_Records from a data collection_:
******************************
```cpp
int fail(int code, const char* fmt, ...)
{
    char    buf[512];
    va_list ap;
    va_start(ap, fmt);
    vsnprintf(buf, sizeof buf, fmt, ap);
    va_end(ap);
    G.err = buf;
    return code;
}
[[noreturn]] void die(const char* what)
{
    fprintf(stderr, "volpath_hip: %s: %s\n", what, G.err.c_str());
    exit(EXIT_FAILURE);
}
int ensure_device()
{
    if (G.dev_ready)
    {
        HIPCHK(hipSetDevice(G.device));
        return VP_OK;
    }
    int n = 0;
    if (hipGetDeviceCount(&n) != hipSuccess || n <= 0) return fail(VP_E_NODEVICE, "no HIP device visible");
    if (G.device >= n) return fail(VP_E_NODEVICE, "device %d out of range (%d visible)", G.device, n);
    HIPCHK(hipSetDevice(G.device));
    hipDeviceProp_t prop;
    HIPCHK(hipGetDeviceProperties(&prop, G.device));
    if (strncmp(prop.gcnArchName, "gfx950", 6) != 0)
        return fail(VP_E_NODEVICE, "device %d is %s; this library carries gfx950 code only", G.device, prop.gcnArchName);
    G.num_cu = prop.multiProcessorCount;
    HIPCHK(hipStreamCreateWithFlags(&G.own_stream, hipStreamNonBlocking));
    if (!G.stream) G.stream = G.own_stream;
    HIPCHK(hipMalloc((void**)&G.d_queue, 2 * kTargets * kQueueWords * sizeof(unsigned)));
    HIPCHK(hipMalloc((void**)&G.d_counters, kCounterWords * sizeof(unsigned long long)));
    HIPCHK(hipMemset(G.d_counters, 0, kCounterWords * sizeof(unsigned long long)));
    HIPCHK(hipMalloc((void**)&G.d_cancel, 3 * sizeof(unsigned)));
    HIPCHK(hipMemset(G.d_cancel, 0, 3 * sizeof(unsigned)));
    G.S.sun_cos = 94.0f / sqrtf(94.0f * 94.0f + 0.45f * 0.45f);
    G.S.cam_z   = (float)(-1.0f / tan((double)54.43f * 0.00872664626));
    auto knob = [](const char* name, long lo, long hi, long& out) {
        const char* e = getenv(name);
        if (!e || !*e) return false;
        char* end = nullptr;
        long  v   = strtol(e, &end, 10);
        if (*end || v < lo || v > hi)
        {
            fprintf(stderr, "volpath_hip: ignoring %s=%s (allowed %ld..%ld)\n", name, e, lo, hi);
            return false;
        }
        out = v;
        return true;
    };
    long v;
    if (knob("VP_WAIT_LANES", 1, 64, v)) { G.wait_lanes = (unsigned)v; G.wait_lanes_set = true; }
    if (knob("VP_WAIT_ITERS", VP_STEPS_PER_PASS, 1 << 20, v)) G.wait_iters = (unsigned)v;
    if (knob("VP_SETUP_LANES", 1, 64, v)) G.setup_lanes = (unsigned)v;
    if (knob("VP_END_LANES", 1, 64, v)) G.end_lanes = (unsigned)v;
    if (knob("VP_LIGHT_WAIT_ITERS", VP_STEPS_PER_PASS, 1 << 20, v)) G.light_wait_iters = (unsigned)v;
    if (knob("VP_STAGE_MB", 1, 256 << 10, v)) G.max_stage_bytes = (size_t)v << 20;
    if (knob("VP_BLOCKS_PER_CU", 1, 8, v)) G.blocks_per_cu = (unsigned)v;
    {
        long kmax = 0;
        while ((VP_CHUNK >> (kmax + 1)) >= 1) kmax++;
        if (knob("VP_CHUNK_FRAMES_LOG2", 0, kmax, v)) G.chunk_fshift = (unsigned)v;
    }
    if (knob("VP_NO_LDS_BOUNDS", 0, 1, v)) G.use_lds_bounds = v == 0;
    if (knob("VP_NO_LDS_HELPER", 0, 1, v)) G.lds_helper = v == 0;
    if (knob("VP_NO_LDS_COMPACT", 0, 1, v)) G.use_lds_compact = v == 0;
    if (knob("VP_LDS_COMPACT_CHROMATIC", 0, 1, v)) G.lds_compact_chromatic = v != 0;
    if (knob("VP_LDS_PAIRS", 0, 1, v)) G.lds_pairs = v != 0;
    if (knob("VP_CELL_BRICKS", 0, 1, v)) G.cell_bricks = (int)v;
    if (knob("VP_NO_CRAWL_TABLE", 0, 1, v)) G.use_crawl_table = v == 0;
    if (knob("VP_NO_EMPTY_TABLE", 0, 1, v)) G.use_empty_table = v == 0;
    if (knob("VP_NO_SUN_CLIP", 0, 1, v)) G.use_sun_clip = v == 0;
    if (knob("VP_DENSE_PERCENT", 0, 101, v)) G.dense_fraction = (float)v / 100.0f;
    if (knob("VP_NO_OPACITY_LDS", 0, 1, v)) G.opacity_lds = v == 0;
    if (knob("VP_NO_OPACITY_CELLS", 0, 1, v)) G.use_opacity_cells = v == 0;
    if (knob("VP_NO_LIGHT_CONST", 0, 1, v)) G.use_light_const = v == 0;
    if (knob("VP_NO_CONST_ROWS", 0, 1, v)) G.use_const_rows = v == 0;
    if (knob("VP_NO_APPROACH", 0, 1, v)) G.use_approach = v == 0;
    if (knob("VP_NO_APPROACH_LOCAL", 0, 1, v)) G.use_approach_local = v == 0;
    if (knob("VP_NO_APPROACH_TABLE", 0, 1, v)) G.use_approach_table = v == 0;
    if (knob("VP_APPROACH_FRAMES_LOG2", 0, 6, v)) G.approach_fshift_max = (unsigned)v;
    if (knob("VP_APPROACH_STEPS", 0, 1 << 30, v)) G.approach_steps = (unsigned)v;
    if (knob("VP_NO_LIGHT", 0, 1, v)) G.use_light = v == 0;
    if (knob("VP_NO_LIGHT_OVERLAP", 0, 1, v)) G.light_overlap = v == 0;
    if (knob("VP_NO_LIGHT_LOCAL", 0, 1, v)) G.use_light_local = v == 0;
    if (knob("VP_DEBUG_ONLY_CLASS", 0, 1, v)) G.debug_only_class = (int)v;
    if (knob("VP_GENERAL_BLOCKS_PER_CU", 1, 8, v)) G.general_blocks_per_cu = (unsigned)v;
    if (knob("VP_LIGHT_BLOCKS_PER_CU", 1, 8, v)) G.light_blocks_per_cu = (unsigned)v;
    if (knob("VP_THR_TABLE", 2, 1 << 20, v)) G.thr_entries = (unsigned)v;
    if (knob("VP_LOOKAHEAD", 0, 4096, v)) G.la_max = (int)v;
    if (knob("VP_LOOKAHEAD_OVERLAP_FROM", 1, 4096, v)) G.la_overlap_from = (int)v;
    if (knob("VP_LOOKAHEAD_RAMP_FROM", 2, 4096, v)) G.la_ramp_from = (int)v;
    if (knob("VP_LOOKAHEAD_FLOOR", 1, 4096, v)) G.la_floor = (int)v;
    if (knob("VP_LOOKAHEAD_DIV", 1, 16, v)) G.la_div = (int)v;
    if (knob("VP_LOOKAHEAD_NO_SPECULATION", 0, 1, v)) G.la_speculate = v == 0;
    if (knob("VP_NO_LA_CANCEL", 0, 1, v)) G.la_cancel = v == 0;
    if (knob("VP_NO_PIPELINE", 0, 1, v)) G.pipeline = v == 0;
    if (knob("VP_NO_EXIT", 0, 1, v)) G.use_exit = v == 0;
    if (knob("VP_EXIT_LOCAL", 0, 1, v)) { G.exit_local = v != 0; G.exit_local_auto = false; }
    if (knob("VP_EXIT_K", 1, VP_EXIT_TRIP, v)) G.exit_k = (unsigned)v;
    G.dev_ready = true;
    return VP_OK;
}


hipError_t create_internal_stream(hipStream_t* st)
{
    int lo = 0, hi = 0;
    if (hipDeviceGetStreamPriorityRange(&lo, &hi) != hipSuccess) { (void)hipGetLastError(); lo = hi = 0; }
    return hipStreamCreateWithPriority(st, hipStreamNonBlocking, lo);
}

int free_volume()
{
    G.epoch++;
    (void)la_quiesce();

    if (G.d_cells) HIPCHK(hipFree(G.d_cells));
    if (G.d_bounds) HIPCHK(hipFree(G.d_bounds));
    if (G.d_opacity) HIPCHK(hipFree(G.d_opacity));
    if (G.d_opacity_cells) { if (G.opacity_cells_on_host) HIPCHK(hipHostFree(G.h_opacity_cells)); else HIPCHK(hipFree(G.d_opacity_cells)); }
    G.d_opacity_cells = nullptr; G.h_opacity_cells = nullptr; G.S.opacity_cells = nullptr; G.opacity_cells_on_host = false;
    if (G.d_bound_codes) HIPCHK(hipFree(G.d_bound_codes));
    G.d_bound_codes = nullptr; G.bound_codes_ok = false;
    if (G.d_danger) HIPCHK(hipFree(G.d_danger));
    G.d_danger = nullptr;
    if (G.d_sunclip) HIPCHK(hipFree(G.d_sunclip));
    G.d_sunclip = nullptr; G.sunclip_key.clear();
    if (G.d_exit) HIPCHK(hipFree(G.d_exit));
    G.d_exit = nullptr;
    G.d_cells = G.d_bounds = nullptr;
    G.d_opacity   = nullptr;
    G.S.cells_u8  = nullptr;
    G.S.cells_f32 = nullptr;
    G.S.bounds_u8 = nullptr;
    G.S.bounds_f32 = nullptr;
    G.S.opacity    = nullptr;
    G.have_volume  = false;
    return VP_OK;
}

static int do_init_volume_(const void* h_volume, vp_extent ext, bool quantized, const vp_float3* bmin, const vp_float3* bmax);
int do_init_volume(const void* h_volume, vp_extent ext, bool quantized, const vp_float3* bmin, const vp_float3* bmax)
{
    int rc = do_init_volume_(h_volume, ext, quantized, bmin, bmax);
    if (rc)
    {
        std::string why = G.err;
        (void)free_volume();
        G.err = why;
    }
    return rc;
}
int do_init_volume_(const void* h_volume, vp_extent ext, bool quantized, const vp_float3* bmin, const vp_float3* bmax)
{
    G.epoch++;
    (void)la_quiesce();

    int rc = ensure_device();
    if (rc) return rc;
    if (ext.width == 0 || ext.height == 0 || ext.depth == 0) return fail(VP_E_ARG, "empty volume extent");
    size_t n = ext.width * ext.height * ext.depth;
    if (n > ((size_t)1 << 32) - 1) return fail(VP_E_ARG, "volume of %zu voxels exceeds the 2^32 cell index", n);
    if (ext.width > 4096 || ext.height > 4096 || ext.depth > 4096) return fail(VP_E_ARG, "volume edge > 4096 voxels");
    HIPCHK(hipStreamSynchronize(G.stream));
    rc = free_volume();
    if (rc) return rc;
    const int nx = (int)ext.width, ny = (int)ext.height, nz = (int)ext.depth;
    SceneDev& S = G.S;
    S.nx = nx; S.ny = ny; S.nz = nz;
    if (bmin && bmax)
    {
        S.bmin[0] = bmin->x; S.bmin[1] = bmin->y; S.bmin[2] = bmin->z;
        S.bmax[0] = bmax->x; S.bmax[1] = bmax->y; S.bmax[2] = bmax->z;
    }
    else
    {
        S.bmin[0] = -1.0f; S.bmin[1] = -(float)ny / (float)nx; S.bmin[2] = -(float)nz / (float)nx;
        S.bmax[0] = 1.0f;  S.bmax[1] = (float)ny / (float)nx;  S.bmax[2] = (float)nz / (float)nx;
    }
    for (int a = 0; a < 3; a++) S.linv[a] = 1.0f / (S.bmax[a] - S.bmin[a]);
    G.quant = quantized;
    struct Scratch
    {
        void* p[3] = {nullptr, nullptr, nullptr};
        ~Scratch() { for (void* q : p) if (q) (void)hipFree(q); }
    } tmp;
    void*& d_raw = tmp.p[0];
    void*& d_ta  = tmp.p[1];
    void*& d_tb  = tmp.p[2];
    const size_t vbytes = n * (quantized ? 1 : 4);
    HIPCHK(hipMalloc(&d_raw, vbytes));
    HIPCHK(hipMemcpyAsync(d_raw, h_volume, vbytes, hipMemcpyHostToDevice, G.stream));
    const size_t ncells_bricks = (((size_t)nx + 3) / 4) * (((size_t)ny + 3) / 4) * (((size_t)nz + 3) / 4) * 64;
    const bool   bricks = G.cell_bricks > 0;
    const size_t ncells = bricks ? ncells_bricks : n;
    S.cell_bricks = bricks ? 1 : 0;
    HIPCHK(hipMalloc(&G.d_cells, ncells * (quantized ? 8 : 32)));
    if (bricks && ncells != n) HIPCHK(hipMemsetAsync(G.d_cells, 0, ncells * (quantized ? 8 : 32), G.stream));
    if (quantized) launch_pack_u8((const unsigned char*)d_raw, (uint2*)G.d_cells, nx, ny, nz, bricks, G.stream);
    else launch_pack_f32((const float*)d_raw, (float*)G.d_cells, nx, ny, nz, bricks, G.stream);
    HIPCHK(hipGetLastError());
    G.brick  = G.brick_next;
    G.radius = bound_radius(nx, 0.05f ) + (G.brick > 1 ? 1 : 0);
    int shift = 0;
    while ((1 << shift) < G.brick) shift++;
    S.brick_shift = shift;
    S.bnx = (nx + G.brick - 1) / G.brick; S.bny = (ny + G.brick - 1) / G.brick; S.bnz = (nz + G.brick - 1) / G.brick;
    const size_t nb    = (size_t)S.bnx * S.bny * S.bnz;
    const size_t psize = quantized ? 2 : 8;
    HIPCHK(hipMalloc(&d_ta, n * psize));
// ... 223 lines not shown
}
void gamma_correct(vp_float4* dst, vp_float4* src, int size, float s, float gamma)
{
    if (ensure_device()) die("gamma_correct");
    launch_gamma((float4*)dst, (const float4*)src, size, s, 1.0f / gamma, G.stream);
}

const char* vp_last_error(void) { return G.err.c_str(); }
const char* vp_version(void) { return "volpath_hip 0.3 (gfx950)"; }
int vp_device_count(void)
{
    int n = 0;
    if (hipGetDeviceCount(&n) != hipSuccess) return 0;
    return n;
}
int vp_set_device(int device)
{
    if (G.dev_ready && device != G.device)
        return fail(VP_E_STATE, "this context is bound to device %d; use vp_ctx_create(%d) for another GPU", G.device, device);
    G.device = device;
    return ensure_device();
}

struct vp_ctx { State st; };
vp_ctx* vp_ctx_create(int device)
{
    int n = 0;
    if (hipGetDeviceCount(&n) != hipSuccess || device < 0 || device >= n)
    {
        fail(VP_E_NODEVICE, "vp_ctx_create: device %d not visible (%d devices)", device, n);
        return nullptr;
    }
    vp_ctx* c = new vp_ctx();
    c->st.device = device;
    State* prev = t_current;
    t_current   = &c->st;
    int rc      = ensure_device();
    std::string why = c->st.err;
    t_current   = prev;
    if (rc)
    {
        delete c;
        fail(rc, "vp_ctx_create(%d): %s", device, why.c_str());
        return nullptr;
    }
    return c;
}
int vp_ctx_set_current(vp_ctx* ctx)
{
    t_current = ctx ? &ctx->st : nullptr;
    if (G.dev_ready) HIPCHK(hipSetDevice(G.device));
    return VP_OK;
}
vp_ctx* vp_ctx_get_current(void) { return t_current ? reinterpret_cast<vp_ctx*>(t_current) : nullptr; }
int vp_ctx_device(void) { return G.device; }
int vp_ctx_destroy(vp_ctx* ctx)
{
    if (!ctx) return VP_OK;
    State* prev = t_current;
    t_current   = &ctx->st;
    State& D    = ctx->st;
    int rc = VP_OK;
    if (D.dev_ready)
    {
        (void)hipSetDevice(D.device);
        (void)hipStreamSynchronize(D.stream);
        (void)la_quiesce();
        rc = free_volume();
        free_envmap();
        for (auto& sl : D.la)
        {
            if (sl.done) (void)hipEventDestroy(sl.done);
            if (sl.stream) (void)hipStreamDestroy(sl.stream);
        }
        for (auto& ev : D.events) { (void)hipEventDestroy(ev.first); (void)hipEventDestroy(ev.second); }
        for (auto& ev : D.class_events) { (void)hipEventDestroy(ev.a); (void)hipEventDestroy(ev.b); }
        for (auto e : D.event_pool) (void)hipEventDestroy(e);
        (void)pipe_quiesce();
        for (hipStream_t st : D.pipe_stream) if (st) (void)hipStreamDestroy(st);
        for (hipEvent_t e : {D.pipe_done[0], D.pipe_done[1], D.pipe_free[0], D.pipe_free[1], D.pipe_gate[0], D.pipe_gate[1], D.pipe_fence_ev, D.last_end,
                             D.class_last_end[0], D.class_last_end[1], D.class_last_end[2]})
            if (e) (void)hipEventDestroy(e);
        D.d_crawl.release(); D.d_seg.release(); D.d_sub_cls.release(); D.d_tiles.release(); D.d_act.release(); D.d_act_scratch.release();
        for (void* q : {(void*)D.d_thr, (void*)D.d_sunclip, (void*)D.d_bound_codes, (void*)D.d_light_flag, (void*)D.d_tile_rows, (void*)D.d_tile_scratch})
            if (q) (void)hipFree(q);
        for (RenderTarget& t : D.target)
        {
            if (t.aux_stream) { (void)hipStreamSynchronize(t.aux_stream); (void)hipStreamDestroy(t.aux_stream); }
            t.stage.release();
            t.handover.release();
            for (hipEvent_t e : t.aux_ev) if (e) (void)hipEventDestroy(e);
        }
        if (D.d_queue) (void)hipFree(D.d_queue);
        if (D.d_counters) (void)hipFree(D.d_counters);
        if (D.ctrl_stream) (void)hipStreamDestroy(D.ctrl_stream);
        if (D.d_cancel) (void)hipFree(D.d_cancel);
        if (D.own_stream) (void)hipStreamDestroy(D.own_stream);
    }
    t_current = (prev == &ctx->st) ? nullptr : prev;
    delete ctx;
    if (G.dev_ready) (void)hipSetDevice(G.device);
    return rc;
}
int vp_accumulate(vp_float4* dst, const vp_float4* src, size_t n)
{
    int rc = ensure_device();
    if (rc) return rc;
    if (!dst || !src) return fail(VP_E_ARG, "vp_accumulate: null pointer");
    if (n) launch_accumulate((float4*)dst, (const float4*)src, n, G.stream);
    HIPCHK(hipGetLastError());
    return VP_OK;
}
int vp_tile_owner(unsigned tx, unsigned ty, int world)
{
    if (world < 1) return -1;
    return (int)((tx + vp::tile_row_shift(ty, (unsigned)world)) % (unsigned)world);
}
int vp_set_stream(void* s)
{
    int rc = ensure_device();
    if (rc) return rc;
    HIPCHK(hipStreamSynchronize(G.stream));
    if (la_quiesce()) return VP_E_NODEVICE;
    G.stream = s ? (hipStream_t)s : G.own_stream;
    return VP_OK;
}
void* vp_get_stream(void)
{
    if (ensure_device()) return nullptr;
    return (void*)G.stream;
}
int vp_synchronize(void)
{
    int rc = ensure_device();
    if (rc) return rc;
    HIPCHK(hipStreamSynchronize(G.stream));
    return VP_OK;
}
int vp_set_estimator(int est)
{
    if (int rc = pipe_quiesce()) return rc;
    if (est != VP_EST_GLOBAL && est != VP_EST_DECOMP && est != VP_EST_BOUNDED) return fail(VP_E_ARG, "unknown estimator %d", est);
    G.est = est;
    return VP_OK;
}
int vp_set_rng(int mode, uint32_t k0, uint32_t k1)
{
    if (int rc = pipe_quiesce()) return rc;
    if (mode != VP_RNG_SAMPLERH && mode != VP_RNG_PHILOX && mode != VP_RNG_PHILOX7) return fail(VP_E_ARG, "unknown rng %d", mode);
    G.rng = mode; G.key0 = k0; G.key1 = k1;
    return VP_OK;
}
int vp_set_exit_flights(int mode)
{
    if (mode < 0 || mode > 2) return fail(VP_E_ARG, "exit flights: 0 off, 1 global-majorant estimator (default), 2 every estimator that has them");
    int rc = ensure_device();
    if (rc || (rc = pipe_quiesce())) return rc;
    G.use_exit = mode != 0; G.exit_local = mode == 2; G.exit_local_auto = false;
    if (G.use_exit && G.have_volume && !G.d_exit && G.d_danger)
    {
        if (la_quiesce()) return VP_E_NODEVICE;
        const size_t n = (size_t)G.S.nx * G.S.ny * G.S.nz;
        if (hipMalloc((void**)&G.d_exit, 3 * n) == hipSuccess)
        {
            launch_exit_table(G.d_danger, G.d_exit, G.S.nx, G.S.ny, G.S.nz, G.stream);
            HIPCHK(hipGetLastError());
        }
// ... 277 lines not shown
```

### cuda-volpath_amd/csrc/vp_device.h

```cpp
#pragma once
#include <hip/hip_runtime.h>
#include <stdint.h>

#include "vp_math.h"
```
******************************
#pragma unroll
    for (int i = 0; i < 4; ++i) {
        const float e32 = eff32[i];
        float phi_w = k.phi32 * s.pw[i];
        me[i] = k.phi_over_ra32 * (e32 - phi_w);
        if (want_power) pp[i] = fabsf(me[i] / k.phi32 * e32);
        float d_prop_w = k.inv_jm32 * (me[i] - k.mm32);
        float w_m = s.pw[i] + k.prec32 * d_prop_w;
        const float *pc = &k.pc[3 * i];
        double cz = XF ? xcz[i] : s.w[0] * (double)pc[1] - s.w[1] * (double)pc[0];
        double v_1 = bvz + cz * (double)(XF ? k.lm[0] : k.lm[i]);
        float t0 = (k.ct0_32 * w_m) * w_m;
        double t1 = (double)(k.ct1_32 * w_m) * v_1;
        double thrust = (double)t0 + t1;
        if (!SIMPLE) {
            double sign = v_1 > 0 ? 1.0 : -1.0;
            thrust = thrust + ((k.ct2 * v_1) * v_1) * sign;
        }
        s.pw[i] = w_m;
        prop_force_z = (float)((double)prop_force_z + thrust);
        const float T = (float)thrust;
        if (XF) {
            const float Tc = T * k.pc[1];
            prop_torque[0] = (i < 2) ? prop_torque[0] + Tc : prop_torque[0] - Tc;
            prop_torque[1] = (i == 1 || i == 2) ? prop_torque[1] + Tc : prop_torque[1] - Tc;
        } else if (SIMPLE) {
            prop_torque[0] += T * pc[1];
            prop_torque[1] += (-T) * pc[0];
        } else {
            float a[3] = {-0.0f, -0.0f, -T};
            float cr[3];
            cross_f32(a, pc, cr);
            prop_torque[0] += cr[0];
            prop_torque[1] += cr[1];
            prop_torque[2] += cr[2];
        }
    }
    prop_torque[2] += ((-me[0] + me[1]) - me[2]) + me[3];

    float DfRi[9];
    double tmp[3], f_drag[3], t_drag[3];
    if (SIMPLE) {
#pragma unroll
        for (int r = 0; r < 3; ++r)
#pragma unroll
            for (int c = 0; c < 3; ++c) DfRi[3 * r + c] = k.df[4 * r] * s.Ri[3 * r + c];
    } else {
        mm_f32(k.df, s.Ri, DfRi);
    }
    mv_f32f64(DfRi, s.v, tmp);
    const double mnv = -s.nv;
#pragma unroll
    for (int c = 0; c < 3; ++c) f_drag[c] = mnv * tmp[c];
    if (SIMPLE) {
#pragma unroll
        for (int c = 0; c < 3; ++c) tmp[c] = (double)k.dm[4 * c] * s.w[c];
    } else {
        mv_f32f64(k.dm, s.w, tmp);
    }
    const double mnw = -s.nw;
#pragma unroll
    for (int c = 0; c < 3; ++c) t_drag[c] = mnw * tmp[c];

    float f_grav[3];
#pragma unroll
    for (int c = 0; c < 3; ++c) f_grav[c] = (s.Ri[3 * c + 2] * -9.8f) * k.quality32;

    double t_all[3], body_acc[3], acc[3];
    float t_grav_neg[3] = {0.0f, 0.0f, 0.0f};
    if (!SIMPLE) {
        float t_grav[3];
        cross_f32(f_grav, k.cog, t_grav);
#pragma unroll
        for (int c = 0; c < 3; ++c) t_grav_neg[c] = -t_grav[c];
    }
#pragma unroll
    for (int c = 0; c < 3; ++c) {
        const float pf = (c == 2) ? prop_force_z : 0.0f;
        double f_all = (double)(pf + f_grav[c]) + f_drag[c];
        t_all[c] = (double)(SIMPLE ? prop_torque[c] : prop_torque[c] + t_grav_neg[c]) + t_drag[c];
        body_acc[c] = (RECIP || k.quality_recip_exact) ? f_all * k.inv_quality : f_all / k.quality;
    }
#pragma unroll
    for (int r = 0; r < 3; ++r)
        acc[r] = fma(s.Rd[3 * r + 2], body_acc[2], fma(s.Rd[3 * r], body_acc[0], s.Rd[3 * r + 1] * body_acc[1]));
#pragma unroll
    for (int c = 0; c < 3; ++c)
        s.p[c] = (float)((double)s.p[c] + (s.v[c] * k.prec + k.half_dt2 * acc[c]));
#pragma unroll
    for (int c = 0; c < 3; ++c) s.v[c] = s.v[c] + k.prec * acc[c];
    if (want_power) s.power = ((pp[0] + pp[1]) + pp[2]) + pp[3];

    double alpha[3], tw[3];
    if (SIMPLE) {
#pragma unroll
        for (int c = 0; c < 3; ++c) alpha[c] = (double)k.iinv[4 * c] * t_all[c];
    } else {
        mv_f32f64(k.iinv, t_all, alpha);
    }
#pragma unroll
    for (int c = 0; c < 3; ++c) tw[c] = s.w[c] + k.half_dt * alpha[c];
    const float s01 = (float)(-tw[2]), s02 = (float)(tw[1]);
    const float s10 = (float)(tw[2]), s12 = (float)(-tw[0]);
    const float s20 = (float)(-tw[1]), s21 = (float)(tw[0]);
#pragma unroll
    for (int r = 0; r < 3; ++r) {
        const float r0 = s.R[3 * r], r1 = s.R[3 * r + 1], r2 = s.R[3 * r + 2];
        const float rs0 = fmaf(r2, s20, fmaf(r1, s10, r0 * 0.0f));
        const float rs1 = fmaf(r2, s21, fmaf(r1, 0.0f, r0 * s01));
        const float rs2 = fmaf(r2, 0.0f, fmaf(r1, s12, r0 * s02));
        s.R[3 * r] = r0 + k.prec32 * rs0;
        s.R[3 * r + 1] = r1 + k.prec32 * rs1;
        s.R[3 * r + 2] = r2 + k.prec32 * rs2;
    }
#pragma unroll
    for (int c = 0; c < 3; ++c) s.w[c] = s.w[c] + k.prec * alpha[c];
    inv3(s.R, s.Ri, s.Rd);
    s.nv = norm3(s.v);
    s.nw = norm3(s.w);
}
******************************
_Try it_: The required answer is each line of the entries containing the string "prev".

_Response to this exercise_:
    State* prev = t_current;
    t_current   = prev;
    State* prev = t_current;
    t_current = (prev == &ctx->st) ? nullptr : prev;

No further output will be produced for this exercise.